# question about union lifestyle



## ponyboy (Nov 18, 2012)

Lol. Don't lose that enthusiasm boy


----------



## erics37 (May 7, 2009)

Towns and cities go through boom-and-bust cycles. Lots of JWs travel. Some by choice, some by necessity - modern day migrant workers, so to speak. Get chatting with people at the hall and travelers at your jobsites and you might get rumors of where the next big jobs are kicking off at that will need to be manned.


----------



## erics37 (May 7, 2009)

Anyway if you want stability, getting all your ducks in a row (home ownership, zero debt, etc) before you take 2 months off to go on lavish vacations isn't the way to do it on Journeyman electrician wage.

Believe me, if I could work 10 months and then go pork naked Tahitian chicks on a beach in the South Pacific for the other 2 months, I would


----------



## union347sparky (Feb 29, 2012)

I know very few jobs like that to be honest. No way you can do it for the first five years. As an apprentice you will be expected to work. One so you can get your required hours in and two your employer needs you for cheap help. (They make money off you) Only job I know like that is a concrete truck driver in cold climates. Work 15 hour days all months but December through February. You don't get paid great but OT helps.

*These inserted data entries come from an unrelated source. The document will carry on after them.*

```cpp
template <int KP>
__global__ __launch_bounds__(256) void k_predict_out(const float *__restrict__ mu, int B, int Npix, int ntiles,
                                                     const float *__restrict__ PFT, const float *__restrict__ SOL,
                                                     float *__restrict__ cont, float *__restrict__ unc) {
    using C = Cfg<KP>;
    constexpr int KF = KP / 4, KQ = C::KK2 / 4;
    const int lane = threadIdx.x & 63;
    const int s0 = (blockIdx.x * (blockDim.x >> 6) + (threadIdx.x >> 6)) * 16;
    if (s0 >= B) return;
    const int lo = lane & 15, g = lane >> 4;
    float yA[KF], qA[KQ];
    {
// ... 29 lines not shown
```

Before: 33.50 million.

## Fuse segment sum and NLL/slab reductions into solve and single-pass kernels

Removes the separate k_sum_segments launch by having each solve block first sum its own split-segment moment rows, with blocks processed in reverse order. The NLL reduction becomes a per-block partial published to a buffer, followed by last-block finalization, and it now also runs on the pixres path. The two-kernel slab reduction becomes one kernel with per-column tickets (zeroed inside solve) so the last chunk block finalizes. The non-LDS Z accumulation now stages T through LDS with float4 reads instead of group broadcasts. The aim is fewer launches and less serialization, at the cost of atomics, ticket bookkeeping and more LDS use.

Measured after the change: 33.55 million (median of 6 runs). No clear change (+0.2%).

```diff
diff --git a/qfa_amd/csrc/qfa_host.h b/qfa_amd/csrc/qfa_host.h
--- a/qfa_amd/csrc/qfa_host.h
+++ b/qfa_amd/csrc/qfa_host.h
@@ -107,7 +107,7 @@
     int spb1;
     WorkPlan wp2x;
     WorkPlan wpp;
-    size_t oPF, oPFT, oPFX, oPGX, oPXI, oMOM, oSOL, oNLL, oNBL, oRED, oBG, oZS, oZP, oPST, oISLAB, total;
+    size_t oPF, oPFT, oPFX, oPGX, oPXI, oMOM, oSOL, oNLL, oNBL, oRED, oBG, oZS, oZP, oPST, oISLAB, oNLLP, oSTK, total;
     int bg_stride;
 };
 
@@ -156,6 +156,8 @@
     L.oZS = take(4 * (size_t)L.Bpad);
     L.oZP = take(4 * (size_t)L.NpixPad);
     L.oRED = take(2 * 2 * NRED + 2 + sizeof(Scal64) / 4);
+    L.oNLLP = take(2 * 2 * (size_t)((B + 256 / KP - 1) / (256 / KP)));
+    L.oSTK = take(((KP + 4) * (size_t)Npix + 255) / 256 + 1);
     L.oPST = 0;
     if constexpr (KP == 8 || KP == 16) L.oPST = take(qfa_gt_state_bytes(KP, B) / 4);
     L.oISLAB = 0;
@@ -235,15 +237,11 @@
 }
 
 template <int KP>
-void sum_segments(float *MOM, const Layout &L, int B, hipStream_t st) {
+SegSum seg_sum(const Layout &L) {
     const WorkPlan &w = L.wp1;
-    if (w.rem == 0 || w.nseg <= 1) return;
+    if (w.rem == 0 || w.nseg <= 1) return SegSum{0, 1, 0, 0};
     const size_t row0 = (size_t)w.full * L.spb1;
-    const size_t rows = (size_t)L.Bpad - row0;
-    const size_t n4 = rows * Cfg<KP>::NMOM / 4;
-    k_sum_segments<<<(unsigned)((n4 + 255) / 256), 256, 0, st>>>(
-        reinterpret_cast<float4 *>(MOM + row0 * Cfg<KP>::NMOM),
-        reinterpret_cast<const float4 *>(MOM + (size_t)L.Bpad * Cfg<KP>::NMOM), w.nseg, n4);
+    return SegSum{(int)row0, w.nseg, (size_t)L.Bpad * Cfg<KP>::NMOM, ((size_t)L.Bpad - row0) * Cfg<KP>::NMOM};
 }
 
 struct ZTables {
@@ -300,14 +298,14 @@
 }
 inline size_t det_slab_bytes(int B, int Npix, int Nb, int Nh) { return det_layout(B, Npix, Nb, Nh).bytes; }
 
-inline void launch_reduce_slab(const float *slab, const DetLayout &D, int B, int nitemwaves, float *accum, hipStream_t st,
-                               int rows = -1) {
+inline int slab_tickets(size_t NF) { return (int)((NF + 255) / 256); }
+inline void launch_reduce_slab(const float *slab, const DetLayout &D, int B, int nitemwaves, float *accum, unsigned *tick,
+                               hipStream_t st, int rows = -1) {
     const double *slabS = reinterpret_cast<const double *>(reinterpret_cast<const char *>(slab) + D.oS);
     double *part = reinterpret_cast<double *>(const_cast<char *>(reinterpret_cast<const char *>(slab)) + D.oPart);
     const int nblk = rows >= 0 ? rows : (int)det_rows(B), nch = (nblk + DET_CHUNK_ROWS - 1) / DET_CHUNK_ROWS;
-    const unsigned gx = (unsigned)((D.NF + 255) / 256);
-    k_reduce_slab_rows<<<dim3(gx, (unsigned)nch), 256, 0, st>>>(slab, nblk, D.NF, D.stride, part);
-    k_reduce_slab_fin<<<gx, 256, 0, st>>>(part, slabS, nch, nitemwaves, D.NF, accum);
+    const unsigned gx = (unsigned)slab_tickets(D.NF);
+    k_reduce_slab<<<dim3(gx, (unsigned)nch), 256, 0, st>>>(slab, nblk, D.NF, D.stride, part, slabS, nitemwaves, accum, tick);
 }
 
 template <int KP>
@@ -353,28 +351,29 @@
     mark(1);
     launch_moments<KP, false>(p, b, tau, nullptr, B, Npix, Nb, Nh, L, zt, ws, st, !fused);
     mark(2);
-    sum_segments<KP>(MOM, L, B, st);
+    const SegSum seg = seg_sum<KP>(L);
     constexpr int G = 64 / KP;
+    unsigned *stk = reinterpret_cast<unsigned *>(ws + L.oSTK);
+    const int nstk = slab_tickets(det_rows_floats(Npix, Nb, Nh));
+    double *nllp = reinterpret_cast<double *>(ws + L.oNLLP);
     double *red = reinterpret_cast<double *>(ws + L.oRED);
     unsigned *ticket = reinterpret_cast<unsigned *>(red + 2 * NRED);
     Scal64 *sc64 = reinterpret_cast<Scal64 *>(ticket + 2);
-    bool solved = false;
-    if constexpr (KP == 8 || KP == 16) {
-        if (pixres) {
-            k_solve<KP, false, true><<<(B + 4 * G - 1) / (4 * G), 256, 0, st>>>(MOM, SOL, nllbuf, NBL, B, Nh, nullptr, nullptr, ticket,
-                                                                               reinterpret_cast<unsigned char *>(ws + L.oPST));
-            solved = true;
-        }
-    }
+    const unsigned nsb = (unsigned)((B + 4 * G - 1) / (4 * G));
     bool nll_done = false;
     if constexpr (KP == 8 || KP == 16) {
-        if (!solved && fused && B <= 2048) {
-            k_solve<KP, false, false, true><<<(B + 4 * G - 1) / (4 * G), 256, 0, st>>>(MOM, SOL, nllbuf, NBL, B, Nh, nullptr, nullptr, ticket,
-                                                                                      nullptr, accum + accS);
-            solved = nll_done = true;
-        }
-    }
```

Edit: as an employer I would want my employees available all year. Reasonable vacation ok but if there's work to do 2 months off is excessive.


----------



## Southeast Power (Jan 18, 2009)

It's possible but wouldn't be that predicable. If you are send out to a contractor, ideally it would be for the duration of a job. When the job ends, you take your layoff and go to the hall and sign the book for another project.
Some busy locals can turn you around right away.
It should be a good system.
Problem is, the system gets hacked and people with little or no training are taught monkey see monkey do jobs and believe they are real electricians. 
They have no idea about the value of the work so they are happy to make half of the pay a formally trained electrician. They eventually either move on to something else or are promoted into their level of incompetents either way, it screws up the market for decent wages and puts an artificial glut of people in a market they do not belong.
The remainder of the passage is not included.